Randomly extract x items from a list using python

PaulBarr picture PaulBarr · May 4, 2014 · Viewed 7.9k times · Source

Starting with two lists such as:

lstOne = [ '1', '2', '3', '4', '5', '6', '7', '8', '9', '10']
lstTwo = [ '1', '2', '3', '4', '5', '6', '7', '8', '9', '10']

I want to have the user input how many items they want to extract, as a percentage of the overall list length, and the same indices from each list to be randomly extracted. For example say I wanted 50% the output would be

newLstOne = ['8', '1', '3', '7', '5']
newLstTwo = ['8', '1', '3', '7', '5']

I have achieved this using the following code:

from random import randrange

lstOne = [ '1', '2', '3', '4', '5', '6', '7', '8', '9', '10']
lstTwo = [ '1', '2', '3', '4', '5', '6', '7', '8', '9', '10']

LengthOfList = len(lstOne)
print LengthOfList

PercentageToUse = input("What Percentage Of Reads Do you want to extract? ")
RangeOfListIndices = []

HowManyIndicesToMake = (float(PercentageToUse)/100)*float(LengthOfList)
print HowManyIndicesToMake

for x in lstOne:
    if len(RangeOfListIndices)==int(HowManyIndicesToMake):
        break
    else:
        random_index = randrange(0,LengthOfList)
        RangeOfListIndices.append(random_index)

print RangeOfListIndices


newlstOne = []
newlstTwo = []

for x in RangeOfListIndices:
    newlstOne.append(lstOne[int(x)])
for x in RangeOfListIndices:
    newlstTwo.append(lstTwo[int(x)])

print newlstOne
print newlstTwo

But I was wondering if there was a more efficient way of doing this, in my actual use case this is subsampling from 145,000 items. Furthermore, is randrange sufficiently free of bias at this scale?

Thank you

Answer

Raymond Hettinger picture Raymond Hettinger · May 4, 2014

Q. I want to have the user input how many items they want to extract, as a percentage of the overall list length, and the same indices from each list to be randomly extracted.
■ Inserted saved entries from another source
# nianticlabs/simplerecon

Measured on AMD Instinct MI355X. Metric: depth frames/sec (640x480, 7 src views, 64 planes), higher is better.
Workload: dtype f32

## Files before the change

### include/simplerecon_hip.h

```cpp
#ifndef SIMPLERECON_HIP_H_
#define SIMPLERECON_HIP_H_

#include <stddef.h>
#include <stdint.h>

#ifdef __cplusplus
extern "C" {
#endif

#define SR_OK 0
#define SR_ERR_INVALID_ARGUMENT 1
#define SR_ERR_UNSUPPORTED 2
#define SR_ERR_WORKSPACE_TOO_SMALL 3
#define SR_ERR_HIP_BASE 1000

enum {
  SR_OPT_MLP_SPLIT = 0, SR_OPT_WINO_SPLIT, SR_OPT_WINO_XCD, SR_OPT_WINO_NT, SR_OPT_WINO_KSPLIT, SR_OPT_CONV_WINO,
  SR_OPT_CONV_TILE, SR_OPT_CONV_KSPLIT, SR_OPT_PW_NT, SR_OPT_PW_KS, SR_OPT_PT_CFG, SR_OPT_PT_KS, SR_OPT_DOT_LDS,
  SR_OPT_DOT_LDS_G, SR_OPT_DOT_LDS_CULL, SR_OPT_DOT_LDS_CAP, SR_OPT_UPSAMPLE_QUAD, SR_OPT_POOL_STREAM,
  SR_OPT_MLP_TILE,
  SR_OPT_COUNT
};
int sr_option_count(void);
const char* sr_option_name(int id);
// ... 128 lines not shown
                              int64_t out_batch_stride, int out_pix_stride, int B, int H, int W, int Cin,
                              int Cout, int ksize, int stride, float leaky_slope, void* workspace,
                              size_t workspace_bytes, void* stream);

size_t sr_wino_packed_weight_floats(int Cout, int Cin);
int sr_wino_pack_weights(const float* weight, int Cout, int Cin, float* packed, void* stream);
int sr_conv_prefers_wino(int B, int H, int W, int Cin, int Cout, int ksize, int stride);
int sr_conv3x3_wino_nhwc_fwd(const float* in, int64_t in_batch_stride, int in_pix_stride,
                             const float* packed_u, const float* bias, const float* residual,
                             int64_t res_batch_stride, int res_pix_stride, float* out,
                             int64_t out_batch_stride, int out_pix_stride, int B, int H, int W, int Cin,
                             int Cout, float leaky_slope, void* stream);

size_t sr_wino4_packed_weight_floats(int Cout, int Cin);
int sr_wino4_pack_weights(const float* weight, int Cout, int Cin, float* packed, void* stream);
int sr_conv_prefers_wino4(int B, int H, int W, int Cin, int Cout, int mode);
int sr_conv3x3_wino4_nhwc_fwd(const float* in, int64_t in_batch_stride, int in_pix_stride, const float* packed_u,
                              const float* bias, const float* residual, int64_t res_batch_stride, int res_pix_stride,
                              float* out, int64_t out_batch_stride, int out_pix_stride, int B, int H, int W, int Cin,
                              int Cout, float leaky_slope, void* stream);

int sr_conv3x3_wino4_variant_nhwc_fwd(const float* in, int64_t in_batch_stride, int in_pix_stride, const float* packed_u,
                                      const float* bias, const float* residual, int64_t res_batch_stride,
                                      int res_pix_stride, float* out, int64_t out_batch_stride, int out_pix_stride, int B,
                                      int H, int W, int Cin, int Cout, float leaky_slope, int variant, void* stream);
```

A. The most straight-forward approach directly matches your specification:

 percentage = float(raw_input('What percentage? '))
 k = len(data) * percentage // 100
 indicies = random.sample(xrange(len(data)), k)
 new_list1 = [list1[i] for i in indicies]
 new_list2 = [list2[i] for i in indicies]
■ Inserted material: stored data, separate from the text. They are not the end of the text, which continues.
diff --git a/deepsee_amd/csrc/spade_fused.hip b/deepsee_amd/csrc/spade_fused.hip
--- a/deepsee_amd/csrc/spade_fused.hip
+++ b/deepsee_amd/csrc/spade_fused.hip
@@ -77,13 +77,15 @@
   const unsigned voffu_l = dslab ? 0xFFFFFFF0u : voffu, voffv_l = dslab ? 0xFFFFFFF0u : voffv;
   const __amdgpu_buffer_rsrc_t rsu = __builtin_amdgcn_make_buffer_rsrc((void*)uniform_ptr(a.U2), 0, (int)a.u_bytes, 0x00020000);
   const __amdgpu_buffer_rsrc_t rsv = __builtin_amdgcn_make_buffer_rsrc((void*)uniform_ptr(a.V2), 0, (int)a.v_bytes, 0x00020000);
-  const unsigned PU = (unsigned)(a.G * a.u_group_bytes), PV = (unsigned)(a.T * 64);
+  const unsigned PU = (unsigned)a.u_pos_bytes, PV = (unsigned)(a.T * 64);
   const unsigned QU = (unsigned)(2 * a.u_slab_bytes), QV = (unsigned)(2 * a.v_slab_bytes);
-  const unsigned base_u = (unsigned)((long)g * a.u_group_bytes + (long)rg * 4096), base_v = (unsigned)(t0 * 64);
+  const unsigned QUL = (unsigned)(a.u_last_off + (long)g * a.u_last_img);
+  const unsigned base_u = (unsigned)((long)g * a.u_img_bytes + (long)rg * 4096), base_v = (unsigned)(t0 * 64);
   auto dma_u = [&](int par, int pc, unsigned opos) {
     unsigned char* dst = smem + (par * NP + pc) * PIECE + wave * 1024;
     __builtin_amdgcn_raw_ptr_buffer_load_lds(rsu, (__attribute__((address_space(3))) void*)dst, 16,
-                                             (HALF_LAST && pc == NP - 1) ? voffu_l : voffu, opos + pc * QU, 0, 0);
+                                             (HALF_LAST && pc == NP - 1) ? voffu_l : voffu,
+                                             opos + (pc == NP - 1 ? QUL : pc * QU), 0, 0);
   };
   auto dma_v = [&](int par, int pc, unsigned opos) {
     unsigned char* dst = smem + UREG + (par * NP + pc) * PIECE + wave * 1024;
@@ -567,14 +569,16 @@
   const unsigned voff_l = dslab ? 0xFFFFFFF0u : voff;
   const __amdgpu_buffer_rsrc_t rs = __builtin_amdgcn_make_buffer_rsrc(
       (void*)uniform_ptr(dma_v ? a.V2 : a.U2), 0, (int)(dma_v ? a.v_bytes : a.u_bytes), 0x00020000);
-  const unsigned PP_ = dma_v ? (unsigned)(a.T * 64) : (unsigned)(a.G * a.u_group_bytes);
+  const unsigned PP_ = dma_v ? (unsigned)(a.T * 64) : (unsigned)a.u_pos_bytes;
   const unsigned QQ_ = 2 * slab_bytes;
-  const unsigned base_o = dma_v ? (unsigned)(t0 * 64) : (unsigned)((long)g * a.u_group_bytes + (long)rg * 4096);
+  const unsigned QQL_ = dma_v ? (NP - 1) * QQ_ : (unsigned)(a.u_last_off + (long)g * a.u_last_img);
+  const unsigned base_o = dma_v ? (unsigned)(t0 * 64) : (unsigned)((long)g * a.u_img_bytes + (long)rg * 4096);
   unsigned char* const dbase = smem + (dma_v ? UREG : 0) + dw * 1024;
   auto dma = [&](int par, int pc, unsigned opos) {
     unsigned char* dst = dbase + (par * NP + pc) * PIECE;
     __builtin_amdgcn_raw_ptr_buffer_load_lds(rs, (__attribute__((address_space(3))) void*)dst, 16,
-                                             (HALF_LAST && pc == NP - 1) ? voff_l : voff, opos + pc * QQ_, 0, 0);
+                                             (HALF_LAST && pc == NP - 1) ? voff_l : voff,
+                                             opos + (pc == NP - 1 ? QQL_ : pc * QQ_), 0, 0);
   };
 
   const int fi = lane & 15, oc = lane >> 4;
@@ -858,7 +862,7 @@
 #endif
 
 
-static int spade_fused_launch(bool packed, const void* V2, const void* U2, const float* amax_cat, float v_bound,
+static int spade_fused_launch(bool packed, bool shared_u, const void* V2, const void* U2, const float* amax_cat, float v_bound,
                               const float* amax_u, const float* bias_packed, const float* x, const float* mean,
                               const float* invstd, float* out_h, float* out_scale, int N, int H, int W, int C, int rows, int K,
                               int groups, int stat_groups, float add_one, float slope, float* amax_h, float* amax_xhat,
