template <int N>
struct RegKkt {
    double a[((N + 15) / 16) * 16];
    using d4 = double __attribute__((ext_vector_type(4)));
    static constexpr int BK = 4;
    static constexpr int SG = 8;
    static constexpr int NB = (N + BK - 1) / BK;
    static constexpr int NT = (N + 15) / 16;
    static constexpr int NP = NT * 16;
    static constexpr int SK = 80;
    static constexpr int SX = SG + 1;
    static constexpr int XSZ = (64 * SX + 64 > BK * SK) ? 64 * SX + 64 : BK * SK;
    static constexpr int SY = 78;
    static constexpr int TRI = (BK * SK + XSZ > 16 * SY) ? BK * SK + XSZ : 16 * SY;
    static_assert(N <= 64 && SK % 32 == 16 && SK >= 64, "panel stride");
    static_assert(16 * SY <= TRI && BK % 4 == 0 && 16 % BK == 0 && BK <= SG, "conversion buffer fits the staging; block size divides a tile");

    struct NoPre { template <class TT> __device__ __forceinline__ void operator()(TT&, double*, double*, int, int, int) const {} };
    template <int NLIVE>
    __device__ __forceinline__ static double diag_abs_max(const d4 (&T)[NT][NT], int lr, int lc) {
        double dm = 0.0;
#pragma unroll
        for (int R = 0; R < (NLIVE + 15) / 16; ++R)
#pragma unroll
            for (int r = 0; r < 4; ++r) dm = fmax(dm, (lc == lr + 4 * r && 16 * R + lc < NLIVE) ? fabs(T[R][R][r]) : 0.0);
        return wave_max(dm);
    }
    template <int MM, class ALoad, class RhoOf>
    __device__ __forceinline__ static void rank_update(d4 (&T)[NT][NT], int ln, int lr, int lc, double* PA, double* PB, ALoad aload, RhoOf rho_of) {
        constexpr int NGR = (MM + 3) / 4, GB = 4;
        int z = 0;
        asm volatile("" : "+v"(z));
#pragma unroll
        for (int g0 = 0; g0 < NGR; g0 += GB) {
            double av_[GB * 4];
#pragma unroll
            for (int u = 0; u < GB * 4; ++u) { const int j = 4 * g0 + u; av_[u] = (j < MM) ? aload(j < MM ? j : 0, z) : 0.0; }
            sched_fence();
#pragma unroll
            for (int gg = 0; gg < GB; ++gg) {
                if (g0 + gg < NGR) {
#pragma unroll
                    for (int t = 0; t < 4; ++t) {
                        const int j = 4 * (g0 + gg) + t;
                        const double rj = (j < MM) ? rho_of(j < MM ? j : 0) : 0.0;
                        PB[t * SK + ln] = av_[gg * 4 + t];
                        PA[t * SK + ln] = rj * av_[gg * 4 + t];
                    }
                    lds_order();
                    double av[NT], bv[NT];
#pragma unroll
                    for (int R = 0; R < NT; ++R) { av[R] = PA[lr * SK + 16 * R + lc]; bv[R] = PB[lr * SK + 16 * R + lc]; }
                    bool nz[NT]; double probe = 0.0;
#pragma unroll
                    for (int R = 0; R < NT; ++R) { nz[R] = __builtin_amdgcn_ballot_w64(bv[R] != 0.0) != 0; probe += (av[R] - av[R]) + (bv[R] - bv[R]); }
                    const bool all = __builtin_amdgcn_ballot_w64(probe != 0.0) != 0;
#pragma unroll
                    for (int R = 0; R < NT; ++R)
#pragma unroll
                        for (int C = 0; C <= R; ++C)
                            if (all || (nz[R] && nz[C])) T[R][C] = __builtin_amdgcn_mfma_f64_16x16x4f64(av[R], bv[C], T[R][C], 0, 0, 0);
                    sched_fence();
                    lds_order();
                }
            }
        }
    }
    template <int NPIV = N, bool EST = false, class KCol, class Pre = NoPre>
    __device__ __forceinline__ bool invert(int ln_in, double* st, double diag, KCol kcol, long long* tm = nullptr, double rho_self = 0.0, Pre pre = Pre(), const double gate = PMPC_COND_GATE) {
        constexpr bool CF = NPIV < N;
        constexpr int NBP = (NPIV + BK - 1) / BK;
        long long tq0 = tm ? clock64() : 0;
        int ln = ln_in;
        asm volatile("" : "+v"(ln));
        double* PA = st;
        double* PB = st + BK * SK;
        double* X = PB;
        const int lr = ln >> 4, lc = ln & 15;
        d4 T[NT][NT];
        X[64 * SX + ln] = diag;
        sched_fence();
        int z = 0;
        asm volatile("" : "+v"(z));
#pragma unroll
        for (int j = 0; j < NP; ++j) a[j] = (j < N) ? kcol(j < N ? j : 0, z) : 0.0;
        sched_fence();
        const bool isPl = ln < NPIV;
        if constexpr (CF) {
#pragma unroll
            for (int j = 0; j < NPIV; ++j) { const double sc = -(rho_self * a[j]); a[j] = isPl ? a[j] : sc; }
        }
#pragma unroll
        for (int g = 0; g < NP / SG; ++g) {
#pragma unroll
            for (int t = 0; t < SG; ++t) {
                double v = a[g * SG + t];
                if constexpr (CF) {
                    if (g * SG + t >= NPIV && g * SG + t < N && 16 * ((g * SG + t) / 16) < NPIV) { const double sc = -(bcast_lane(rho_self, (g * SG + t < N) ? g * SG + t : 0) * v); v = isPl ? sc : v; }
                }
                X[ln * SX + t] = v;
            }
            lds_order();
            if ((lc >> 3) == (g % 2)) {
#pragma unroll
                for (int R = g / 2; R < NT; ++R)
#pragma unroll
                    for (int r = 0; r < 4; ++r) T[R][g / 2][r] = X[(16 * R + lr + 4 * r) * SX + (lc & 7)];
            }
            lds_order();
            sched_fence();
        }
#pragma unroll
        for (int R = 0; R < NT; ++R) {
            const double dR = X[64 * SX + 16 * R + lc];
#pragma unroll
            for (int r = 0; r < 4; ++r) T[R][R][r] = (lc == lr + 4 * r) ? dR : T[R][R][r];
        }
        lds_order();
        if constexpr (CF) {
            constexpr int MC = N - NPIV, KS = (MC + 3) / 4, NTP = (NPIV + 15) / 16;
#pragma unroll
            for (int s2 = 0; s2 < KS; ++s2) {
#pragma unroll
                for (int t = 0; t < 4; ++t) {
                    const int j = 4 * s2 + t;
                    const double raw = (j < MC) ? a[(NPIV + j < NP) ? NPIV + j : 0] : 0.0;
                    const double rj = (j < MC) ? bcast_lane(rho_self, (NPIV + j < N) ? NPIV + j : 0) : 0.0;
                    const double pa = rj * raw;
                    PA[t * SK + ln] = (isPl && j < MC) ? pa : 0.0;
                    PB[t * SK + ln] = (isPl && j < MC) ? raw : 0.0;
                }
                lds_order();
                double av[NTP], bv[NTP];
#pragma unroll
                for (int R = 0; R < NTP; ++R) { av[R] = PA[lr * SK + 16 * R + lc]; bv[R] = PB[lr * SK + 16 * R + lc]; }
#pragma unroll
                for (int R = 0; R < NTP; ++R)
#pragma unroll
                    for (int C = 0; C <= R; ++C) T[R][C] = __builtin_amdgcn_mfma_f64_16x16x4f64(av[R], bv[C], T[R][C], 0, 0, 0);
                sched_fence();
                lds_order();
            }
        }
        pre(T, PA, PB, ln, lr, lc);
        if constexpr (EST) { X[64 * SX + ln] = diag_abs_max<NPIV>(T, lr, lc); lds_order(); }
        if (tm) { long long t = clock64(); tm[0] += t - tq0; tq0 = t; }
#pragma unroll
        for (int b = 0; b < NBP; ++b) {
            const int kb = b * BK;
            const int w = (NPIV - kb < BK) ? NPIV - kb : BK;
            const int Cb = kb / 16, hb = (kb % 16) / BK;
            constexpr int RPB = BK / 4;
            if ((lc / BK) == hb) {
#pragma unroll
                for (int R = Cb; R < NT; ++R)
#pragma unroll
                    for (int r = 0; r < 4; ++r) X[(16 * R + lr + 4 * r) * SX + (lc % BK)] = T[R][Cb][r];
            }
#pragma unroll
            for (int C = 0; C < Cb; ++C)
#pragma unroll
                for (int rr = 0; rr < RPB; ++rr) X[(16 * C + lc) * SX + lr + 4 * rr] = T[Cb][C][RPB * hb + rr];
            lds_order();
            double p[BK];
#pragma unroll
            for (int t = 0; t < BK; ++t) p[t] = X[ln * SX + t];
            lds_order();
            const bool inb = (ln / BK) == b && (!CF || ln < NPIV);
            if (tm) { long long t = clock64(); tm[1] += t - tq0; tq0 = t; }
#pragma unroll
            for (int t = 0; t < BK; ++t) PB[t * SK + ln] = (inb || kb + t >= NPIV) ? 0.0 : p[t];
#pragma unroll
            for (int t = 0; t < BK; ++t) {
                const int k = kb + t;
                if (k < NPIV) {
                    const double dk = bcast_lane(p[t], k);
                    const double r = recip_uniform(dk);
                    double rk[BK];
#pragma unroll
                    for (int u = 0; u < BK; ++u) rk[u] = (u != t && u < w) ? bcast_lane(p[u], k) : 0.0;
                    double l = p[t] * r;
                    if (w == BK) {
                        if constexpr (BK == 8) pivot_lane_setup(p[(t + 1) & 7], p[(t + 2) & 7], p[(t + 3) & 7], p[(t + 4) & 7], p[(t + 5) & 7], p[(t + 6) & 7], p[(t + 7) & 7], l, -r, k);
                        else pivot_lane_setup(p[(t + 1) & 3], p[(t + 2) & 3], p[(t + 3) & 3], l, -r, k);
                    } else {
#pragma unroll
                        for (int u = 0; u < BK; ++u) if (u != t && u < w) p[u] = (ln == k) ? 0.0 : p[u];
                        l = (ln == k) ? -r : l;
                    }
#pragma unroll
                    for (int u = 0; u < BK; ++u)
                        if (u != t && u < w) p[u] = fma(-l, rk[u], p[u]);
                    p[t] = l;
                    sched_fence();
                }
            }
            if (tm) { long long t = clock64(); tm[2] += t - tq0; tq0 = t; }
#pragma unroll
            for (int t = 0; t < BK; ++t) PA[t * SK + ln] = (inb || kb + t >= NPIV) ? 0.0 : -p[t];
            lds_order();
#pragma unroll
            for (int s2 = 0; s2 < BK / 4; ++s2) {
                double av[NT], bv[NT];
#pragma unroll
                for (int R = 0; R < NT; ++R) {
                    av[R] = PA[(4 * s2 + lr) * SK + 16 * R + lc];
                    bv[R] = PB[(4 * s2 + lr) * SK + 16 * R + lc];
                }
#pragma unroll
                for (int R = 0; R < NT; ++R)
#pragma unroll
                    for (int C = 0; C <= R; ++C) T[R][C] = __builtin_amdgcn_mfma_f64_16x16x4f64(av[R], bv[C], T[R][C], 0, 0, 0);
                sched_fence();
            }
            lds_order();
            if (tm) { long long t = clock64(); tm[3] += t - tq0; tq0 = t; }
#pragma unroll
            for (int t = 0; t < BK; ++t) X[ln * SX + t] = p[t];
            lds_order();
            if ((lc / BK) == hb && (lc % BK) < w) {
#pragma unroll
                for (int R = Cb; R < NT; ++R)
#pragma unroll
                    for (int r = 0; r < 4; ++r) T[R][Cb][r] = X[(16 * R + lr + 4 * r) * SX + (lc % BK)];
            }
#pragma unroll
            for (int C = 0; C <= Cb; ++C)
#pragma unroll
                for (int rr = 0; rr < RPB; ++rr) {
                    const double xv_ = X[(16 * C + lc) * SX + lr + 4 * rr];
                    T[Cb][C][RPB * hb + rr] = (w == BK || lr + 4 * rr < w) ? xv_ : T[Cb][C][RPB * hb + rr];
                }
            lds_order();
            sched_fence();
        }
        if (tm) { long long t = clock64(); tm[1] += t - tq0; tq0 = t; }
        if constexpr (EST) {
            const double smax = X[64 * SX + ln];
            const double wmax = diag_abs_max<NPIV>(T, lr, lc);
            if (__builtin_amdgcn_readfirstlane((int)(smax * wmax > gate))) return true;
        }
        double* Y = st;
#pragma unroll
        for (int q = 0; q < NT; ++q) {
#pragma unroll
            for (int C = 0; C < NT; ++C) {
                if (C <= q) {
#pragma unroll
                    for (int r = 0; r < 4; ++r) Y[(lr + 4 * r) * SY + 16 * C + lc] = T[q][C][r];
                } else {
#pragma unroll
                    for (int r = 0; r < 4; ++r) Y[lc * SY + 16 * C + lr + 4 * r] = T[C][q][r];
                }
            }
            lds_order();
            const int yo = lc * SY + 16 * (lr < NT ? lr : 0);
#pragma unroll
            for (int j = 0; j < 16; ++j) {
                const double y = Y[yo + j];
                a[16 * q + j] = (16 * (NT - 1) + j < N && NT == 4) ? y : ((16 * lr + j < N) ? y : 0.0);
            }
            lds_order();
            sched_fence();
        }
        if (tm) { long long t = clock64(); tm[4] += t - tq0; tq0 = t; }
        return false;
    }

    __device__ __forceinline__ double apply(double c) const {
        double acc[4] = {0.0, 0.0, 0.0, 0.0};
        asm volatile("s_nop 1" : "+v"(c));
        unroll_j<0>(acc, c);
        asm volatile("s_nop 1" : "+v"(acc[0]), "+v"(acc[1]), "+v"(acc[2]), "+v"(acc[3]));
        swap32(acc[0], acc[2]);
        swap32(acc[1], acc[3]);
        double s0 = acc[0] + acc[2], s1 = acc[1] + acc[3];
        swap16(s0, s1);
        return -(s0 + s1);
    }
    template <int J>
    __device__ __forceinline__ void unroll_j(double (&acc)[4], double c) const {
        if constexpr (J < 16) {
#pragma unroll
            for (int q = 0; q < NT; ++q) acc[q] = fmac_rowbcast<J>(acc[q], c, a[16 * q + J]);
            unroll_j<J + 1>(acc, c);
        }
    }
};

Q. in my actual use case this is subsampling from 145,000 items. Furthermore, is randrange sufficiently free of bias at this scale?
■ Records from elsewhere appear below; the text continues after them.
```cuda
template <int PD, int SD>
__device__ __forceinline__ bool collides_prev(const float* x, int rs, int rd, const int32_t* edge_src,
                                              const float* agent_prev, float two_r) {
    bool col = false;
    for (int e = rs + 1; e < rs + rd; ++e) {
        const int s = edge_src[e];
        if (s < 0) break;
        float dd = 0.f;
#pragma unroll
        for (int c = 0; c < PD; ++c) {
            const float dlt = x[c] - agent_prev[(size_t)s * SD + c];
            dd = (c == 0) ? dlt * dlt : dd + dlt * dlt;
        }
        col = col || (two_r > sqrtf(dd));
    }
    return col;
}

template <int NW>
__device__ __forceinline__ void reduce_reward_cost(const float* acc, float* s_red, int N, float* reward, float* cost) {
    const int lane = threadIdx.x & 31, warp = threadIdx.x >> 5;
#pragma unroll
    for (int q = 0; q < 3; ++q) {
        const float v = warp_sum(acc[q]);
        if (lane == 0) s_red[q * NW + warp] = v;
    }
    __syncthreads();
    if (threadIdx.x == 0) {
        float t[3] = {0.f, 0.f, 0.f};
        for (int w = 0; w < NW; ++w) {
            t[0] += s_red[0 * NW + w];
            t[1] += s_red[1 * NW + w];
            t[2] += s_red[2 * NW + w];
        }
        *reward = -(t[0] / (float)N);
        *cost = t[1] / (float)N + t[2] / (float)N;
    }
}

constexpr int OBS2D = 24;
__device__ __forceinline__ void derive_far_fields(float* sobs, int O, float comm_radius, int tid, int nthreads) {
    for (int o = tid; o < O; o += nthreads) {
        float* ob = sobs + OBS2D * o;
        const float reach = comm_radius + sqrtf(ob[2] * ob[2] + ob[3] * ob[3]) + 2e-3f;
        ob[14] = reach * reach;
#pragma unroll
        for (int k = 0; k < 4; ++k) {
            const int kp = (k + 3) & 3;
            ob[15 + k] = ob[6 + 2 * kp] - ob[6 + 2 * k];
            ob[19 + k] = ob[7 + 2 * kp] - ob[7 + 2 * k];
        }
    }
}

__device__ __forceinline__ void lidar2d_warp(const float* p, const float* stab, const float* sobs, int O, int n_rays,
                                             int R, int lane, float* my_hits) {
    const bool ray_ok = lane < n_rays;
    const int rl = ray_ok ? lane : 0;
    const float x1 = p[0], y1 = p[1];
    const float x2 = x1 + stab[rl * 2 + 0], y2 = y1 + stab[rl * 2 + 1];
    const float rdx = x1 - x2, rdy = y1 - y2;
    float alpha;
    if (O == 0) {
        alpha = 1.f * NO_HIT;
    } else {
        alpha = NO_HIT;
        bool is_in = false;
        for (int o = 0; o < O; ++o) {
            const float* ob = sobs + OBS2D * o;
            const float cx = x1 - ob[0], cy = y1 - ob[1];
            const bool far = (cx * cx + cy * cy) > ob[14];
            bool degenerate = false;
            if (far) {
#pragma unroll
                for (int k = 0; k < 4; ++k) {
                    const float det = rdx * ob[19 + k] - rdy * ob[15 + k];
                    degenerate = degenerate || !(det != 0.f);
                }
            }
            if (!far) is_in = is_in || rect_inside(ob, x1, y1, 0.f);
            if (!far || __any_sync(0xffffffffu, degenerate))
                alpha = nanmin(alpha, rect_raytrace(ob, x1, y1, x2, y2));
        }
        alpha = alpha * (1.f - (is_in ? 1.f : 0.f));
    }
    const float hx = x1 + (x2 - x1) * alpha;
    const float hy = y1 + (y2 - y1) * alpha;
    SortKey k;
    k.flag = ray_ok ? (isnan(alpha) ? 1 : 0) : 2;
    k.alpha = alpha;
    k.idx = lane;
    const bool all_miss = __all_sync(0xffffffffu, !ray_ok || alpha == NO_HIT);
    if (!all_miss) k = warp_sort32(k, lane);
    const float shx = __shfl_sync(0xffffffffu, hx, k.idx);
    const float shy = __shfl_sync(0xffffffffu, hy, k.idx);
    if (lane < R) {
        my_hits[lane * 2 + 0] = shx;
        my_hits[lane * 2 + 1] = shy;
    }
}

template <int PD>
__device__ __forceinline__ unsigned active_hit_bits(const gcbf_env_desc& d, const float* p, const float* my_hits, int lane,
                                                    bool valid) {
    bool act = false;
    if (valid && lane < d.n_hits) {
        float acc = 0.f;
#pragma unroll
        for (int c = 0; c < PD; ++c) {
            const float dlt = p[c] - my_hits[lane * PD + c];
            acc = (c == 0) ? dlt * dlt : acc + dlt * dlt;
        }
        act = acc < d.lidar_sq_thr;
    }
    return __ballot_sync(0xffffffffu, act);
}

template <int PD, int STRIDE>
__device__ __forceinline__ int neighbour_bits(const gcbf_env_desc& d, const float* p, int i, const float* pos, int lane,
                                              unsigned* my_bits) {
    const int N = d.n_agents;
    int cnt = 0;
    const int n_full = N >> 5;
#pragma unroll 4
    for (int w = 0; w < n_full; ++w) {
        const int j = (w << 5) + lane;
        float acc;
        if (PD == 2) {
            const float2 q = *reinterpret_cast<const float2*>(pos + j * STRIDE);
            const float dx = p[0] - q.x, dy = p[1] - q.y;
            acc = dx * dx;
            acc = acc + dy * dy;
        } else {
            acc = 0.f;
#pragma unroll
            for (int c = 0; c < PD; ++c) {
                const float dlt = p[c] - pos[j * STRIDE + c];
                acc = (c == 0) ? dlt * dlt : acc + dlt * dlt;
            }
        }
        unsigned bits = __ballot_sync(0xffffffffu, acc < d.comm_sq_thr);
        if (w == (i >> 5)) bits &= ~(1u << (i & 31));
        if (lane == 0) my_bits[w] = bits;
        cnt += __popc(bits);
    }
    if (N & 31) {
        const int j = (n_full << 5) + lane;
        bool ok = false;
        if (j < N && j != i) {
            float acc = 0.f;
#pragma unroll
            for (int c = 0; c < PD; ++c) {
                const float dlt = p[c] - pos[j * STRIDE + c];
                acc = (c == 0) ? dlt * dlt : acc + dlt * dlt;
            }
            ok = acc < d.comm_sq_thr;
        }
        const unsigned bits = __ballot_sync(0xffffffffu, ok);
        if (lane == 0) my_bits[n_full] = bits;
        cnt += __popc(bits);
    }
    return cnt;
}
// ... 28 lines not shown
```

### gcbfplus_b200/csrc/rollout_persist.cu

```cuda
#include <stdlib.h>

#include "gemm_tc_prod.cuh"
#include "geometry_dev.cuh"
#include "gnn.cuh"

namespace gcbf {
namespace rp {
using namespace tc;

constexpr int PT = 512;
constexpr int PW = PT / 32;
constexpr int STG = 65536;
constexpr int MAX_N = 512;
constexpr int MAX_OBS = 32;

enum { B_FULL = 0, B_EMPTY = 3, B_B2F = 6, B_B2E = 8, B_MAIN = 10, B_T2F = 11, B_COUNT = 12 };

constexpr int PNU = 2;
enum {
    K_B23 = 0,
    K_BIAS_G = 128,
    K_AVEC = 256,
    K_BU1 = 384,
    K_BU1ROW = 640,
    K_BUH = 896,
    K_HO = 1152,
    K_BHO = K_HO + 256 * PNU,
    K_CST = K_BHO + PNU,
    K_FLOATS = K_CST + 1
};

struct PArgs {
    gcbf_env_desc d;
    int T, cap_env, C;
    const float *W1, *b1, *b23, *bias_g, *avec, *cst, *b_u1, *b_u1row, *buh, *ho, *bho;
    const float *goal, *obstacles, *ray_table;
    float *agent, *hits, *actions, *rewards, *costs;
    int32_t* counters;
    int32_t *row_start, *row_deg, *edge_recv, *edge_src;
    float *msg, *logit, *ag, *v1, *z;
    unsigned long long* prof;
    int soft;
    unsigned* gbar;
};
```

A. In Python 2 and Python 3, the random.randrange() function completely eliminates bias (it uses the internal _randbelow() method that makes multiple random choices until a bias-free result is found).

In Python 2, the random.sample() function is slightly biased but only in the round-off in the last of 53 bits. In Python 3, the random.sample() function uses the internal _randbelow() method and is bias-free.